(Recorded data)
# Veason-silverbullet/NNR

Hardware: NVIDIA B200
Metric: cne_sue_train_impressions_per_sec (higher is better)
Workload: dtype f32

## Files before the change

nnr_b200/csrc/gemm_tc.cu:

```cuda
#include "common.cuh"
#include "gemm_epilogue.cuh"
#include <cuda.h>
#include <cuda_bf16.h>
#include <stdlib.h>

extern "C" int nnr_gemm_default_algo(void);

#define TC_BM 128
#define TC_THREADS 320
#define TC_TMEM_COLS 512
#define TC_ACC_COLS 256
#define TC_EPI_PITCH 80
#define TC_EPI_SCRATCH (8 * 32 * TC_EPI_PITCH)
#define TC_SMEM_BUDGET (205 * 1024)
#define TC_CHAIN_K 2048

__device__ __forceinline__ uint32_t smem_u32(const void* p) { return (uint32_t)__cvta_generic_to_shared(p); }

__device__ __forceinline__ void mbar_init(uint64_t* bar, uint32_t count) {
  asm volatile("mbarrier.init.shared::cta.b64 [%0], %1;" ::"r"(smem_u32(bar)), "r"(count));
}
__device__ __forceinline__ void mbar_expect_tx(uint64_t* bar, uint32_t bytes) {
  asm volatile("mbarrier.arrive.expect_tx.shared::cta.b64 _, [%0], %1;" ::"r"(smem_u32(bar)), "r"(bytes) : "memory");
}
// ... 16 lines not shown
__device__ __forceinline__ void tma_load_3d(const CUtensorMap* map, uint64_t* bar, uint32_t dst, int c0, int c1, int c2) {
  asm volatile(
      "cp.async.bulk.tensor.3d.shared::cluster.global.mbarrier::complete_tx::bytes [%0], [%1, {%3, %4, %5}], [%2];"
      ::"r"(dst), "l"(map), "r"(smem_u32(bar)), "r"(c0), "r"(c1), "r"(c2)
      : "memory");
}
__device__ __forceinline__ void tc_fence_before() { asm volatile("tcgen05.fence::before_thread_sync;" ::: "memory"); }
__device__ __forceinline__ void tc_fence_after() { asm volatile("tcgen05.fence::after_thread_sync;" ::: "memory"); }
__device__ __forceinline__ void tc_commit(uint64_t* bar) {
  asm volatile("tcgen05.commit.cta_group::1.mbarrier::arrive::one.shared::cluster.b64 [%0];" ::"r"(smem_u32(bar)) : "memory");
}
template <bool BF16>
__device__ __forceinline__ void tc_mma(uint32_t d_tmem, uint64_t a_desc, uint64_t b_desc, uint32_t idesc, uint32_t accumulate) {
  if (BF16) {
    asm volatile(
        "{\n.reg .pred p;\nsetp.ne.b32 p, %4, 0;\n"
        "tcgen05.mma.cta_group::1.kind::f16 [%0], %1, %2, %3, p;\n}\n" ::"r"(d_tmem), "l"(a_desc), "l"(b_desc), "r"(idesc),
        "r"(accumulate)
        : "memory");
  } else {
    asm volatile(
        "{\n.reg .pred p;\nsetp.ne.b32 p, %4, 0;\n"
        "tcgen05.mma.cta_group::1.kind::tf32 [%0], %1, %2, %3, p;\n}\n" ::"r"(d_tmem), "l"(a_desc), "l"(b_desc), "r"(idesc),
        "r"(accumulate)
        : "memory");
  }
}
__device__ __forceinline__ uint32_t cluster_ctarank() {
  uint32_t r;
  asm volatile("mov.u32 %0, %%cluster_ctarank;" : "=r"(r));
  return r;
}
__device__ __forceinline__ uint32_t mapa_rank(uint32_t addr, uint32_t rank) {
  uint32_t r;
  asm volatile("mapa.shared::cluster.u32 %0, %1, %2;" : "=r"(r) : "r"(addr), "r"(rank));
  return r;
}
__device__ __forceinline__ void cluster_sync_all() {
  asm volatile("barrier.cluster.arrive.release.aligned;\nbarrier.cluster.wait.acquire.aligned;" ::: "memory");
}
__device__ __forceinline__ void tma_load_3d_pair(const CUtensorMap* map, uint32_t leader_bar, uint32_t dst, int c0, int c1, int c2) {
  asm volatile(
      "cp.async.bulk.tensor.3d.cta_group::2.shared::cluster.global.mbarrier::complete_tx::bytes [%0], [%1, {%3, %4, %5}], [%2];"
      ::"r"(dst), "l"(map), "r"(leader_bar), "r"(c0), "r"(c1), "r"(c2)
      : "memory");
}
__device__ __forceinline__ void tc_commit_pair(uint64_t* bar) {
  asm volatile("tcgen05.commit.cta_group::2.mbarrier::arrive::one.shared::cluster.multicast::cluster.b64 [%0], %1;" ::"r"(smem_u32(bar)),
               "h"((uint16_t)3)
               : "memory");
}
__device__ __forceinline__ void mbar_arrive_cluster(uint32_t cluster_addr) {
  asm volatile("mbarrier.arrive.release.cluster.shared::cluster.b64 _, [%0];" ::"r"(cluster_addr) : "memory");
}
template <bool BF16>
__device__ __forceinline__ void tc_mma_pair(uint32_t d_tmem, uint64_t a_desc, uint64_t b_desc, uint32_t idesc, uint32_t accumulate) {
  if (BF16) {
    asm volatile(
        "{\n.reg .pred p;\nsetp.ne.b32 p, %4, 0;\n"
        "tcgen05.mma.cta_group::2.kind::f16 [%0], %1, %2, %3, p;\n}\n" ::"r"(d_tmem), "l"(a_desc), "l"(b_desc), "r"(idesc),
        "r"(accumulate)
        : "memory");
  } else {
    asm volatile(
        "{\n.reg .pred p;\nsetp.ne.b32 p, %4, 0;\n"
        "tcgen05.mma.cta_group::2.kind::tf32 [%0], %1, %2, %3, p;\n}\n" ::"r"(d_tmem), "l"(a_desc), "l"(b_desc), "r"(idesc),
        "r"(accumulate)
        : "memory");
  }
}

__device__ __forceinline__ void tmem_ld16(uint32_t taddr, float* v) {
  uint32_t r[16];
  asm volatile(
      "tcgen05.ld.sync.aligned.32x32b.x16.b32 {%0, %1, %2, %3, %4, %5, %6, %7, %8, %9, %10, %11, %12, %13, %14, %15}, [%16];"
      : "=r"(r[0]), "=r"(r[1]), "=r"(r[2]), "=r"(r[3]), "=r"(r[4]), "=r"(r[5]), "=r"(r[6]), "=r"(r[7]), "=r"(r[8]), "=r"(r[9]),
        "=r"(r[10]), "=r"(r[11]), "=r"(r[12]), "=r"(r[13]), "=r"(r[14]), "=r"(r[15])
      : "r"(taddr));
  asm volatile("tcgen05.wait::ld.sync.aligned;" ::: "memory");
#pragma unroll
  for (int i = 0; i < 16; ++i) v[i] = __uint_as_float(r[i]);
}

__device__ __forceinline__ uint64_t make_sw128_desc(uint32_t smem_addr, uint32_t lbo_bytes, uint32_t sbo_bytes, uint32_t layout_type) {
  uint64_t d = 0;
  d |= (uint64_t)((smem_addr & 0x3FFFF) >> 4);
  d |= (uint64_t)((lbo_bytes >> 4) & 0x3FFF) << 16;
  d |= (uint64_t)((sbo_bytes >> 4) & 0x3FFF) << 32;
  d |= (uint64_t)1 << 46;
  d |= (uint64_t)layout_type << 61;
  return d;
}

#ifdef NNR_TC_PROF
__device__ unsigned long long g_tc_prof[16];
#define TC_STAMP(i) { if (blockIdx.x == 0) g_tc_prof[i] = clock64(); }
#else
#define TC_STAMP(i) {}
#endif

struct TcParams {
  int M, N, K;
  const int32_t* m_dev;
  const int32_t* k_dev;
  int block_n, stages, nplanes;
  int a_mn, b_mn;
// ... 178 lines not shown
            v.x *= ks[0]; v.y *= ks[1]; v.z *= ks[2]; v.w *= ks[3];
          }
        } else if (EP == NNR_EPI_GATE) {
          v.x = sigmoid_fast(v.x + rb[i].x); v.y = sigmoid_fast(v.y + rb[i].y);
          v.z = sigmoid_fast(v.z + rb[i].z); v.w = sigmoid_fast(v.w + rb[i].w);
          if (p.epi.aux_out) *reinterpret_cast<float4*>(p.epi.aux_out + t.o_ao[i] + n) = v;
          v.x *= ax[i].x; v.y *= ax[i].y; v.z *= ax[i].z; v.w *= ax[i].w;
        } else if (EP == NNR_EPI_ADD_AUX) {
          v.x += ax[i].x; v.y += ax[i].y; v.z += ax[i].z; v.w += ax[i].w;
        }
        if (acc_early) { v.x += ax[i].x; v.y += ax[i].y; v.z += ax[i].z; v.w += ax[i].w; }
        else if (accumulate) {
          const float4 cc = *reinterpret_cast<const float4*>(Cout + t.o_c[i] + n);
          v.x += cc.x; v.y += cc.y; v.z += cc.z; v.w += cc.w;
        }
        *reinterpret_cast<float4*>(Cout + t.o_c[i] + n) = v;
        if (planes) {
          const __nv_bfloat162 h01 = __floats2bfloat162_rn(v.x, v.y), h23 = __floats2bfloat162_rn(v.z, v.w);
          __nv_bfloat16* op = p.c_planes + (long long)(t.row0 + 8 * i) * p.c_pitch + n;
          uint2 hv;
          hv.x = *reinterpret_cast<const uint32_t*>(&h01); hv.y = *reinterpret_cast<const uint32_t*>(&h23);
          *reinterpret_cast<uint2*>(op) = hv;
          if (p.c_lo) {
            const __nv_bfloat162 l01 = __floats2bfloat162_rn(v.x - __low2float(h01), v.y - __high2float(h01));
            const __nv_bfloat162 l23 = __floats2bfloat162_rn(v.z - __low2float(h23), v.w - __high2float(h23));
            uint2 lv;
            lv.x = *reinterpret_cast<const uint32_t*>(&l01); lv.y = *reinterpret_cast<const uint32_t*>(&l23);
            *reinterpret_cast<uint2*>(op + p.c_pstride) = lv;
          }
        }
      }
      if (planes) {
        const int mz = min(p.c_rows, (M + 63) & ~63);
#pragma unroll
        for (int i = 0; i < 4; ++i) {
          const int mm = t.row0 + 8 * i;
          if (mm >= M && mm < mz) {
            __nv_bfloat16* op = p.c_planes + (long long)mm * p.c_pitch + n;
            *reinterpret_cast<uint2*>(op) = make_uint2(0u, 0u);
            if (p.c_lo) *reinterpret_cast<uint2*>(op + p.c_pstride) = make_uint2(0u, 0u);
          }
        }
      }
    }
    __syncwarp();
    if (AHEAD && more) {
      bb = bbn;
#pragma unroll
      for (int i = 0; i < 4; ++i) { ax[i] = axn[i]; rb[i] = rbn[i]; }
    }
  }
}
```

- INSTRUCTIONS FOR THE TASK -
Report how many lines in the records above contain the word "fence", giving only the number.

- YOUR RESPONSE -
2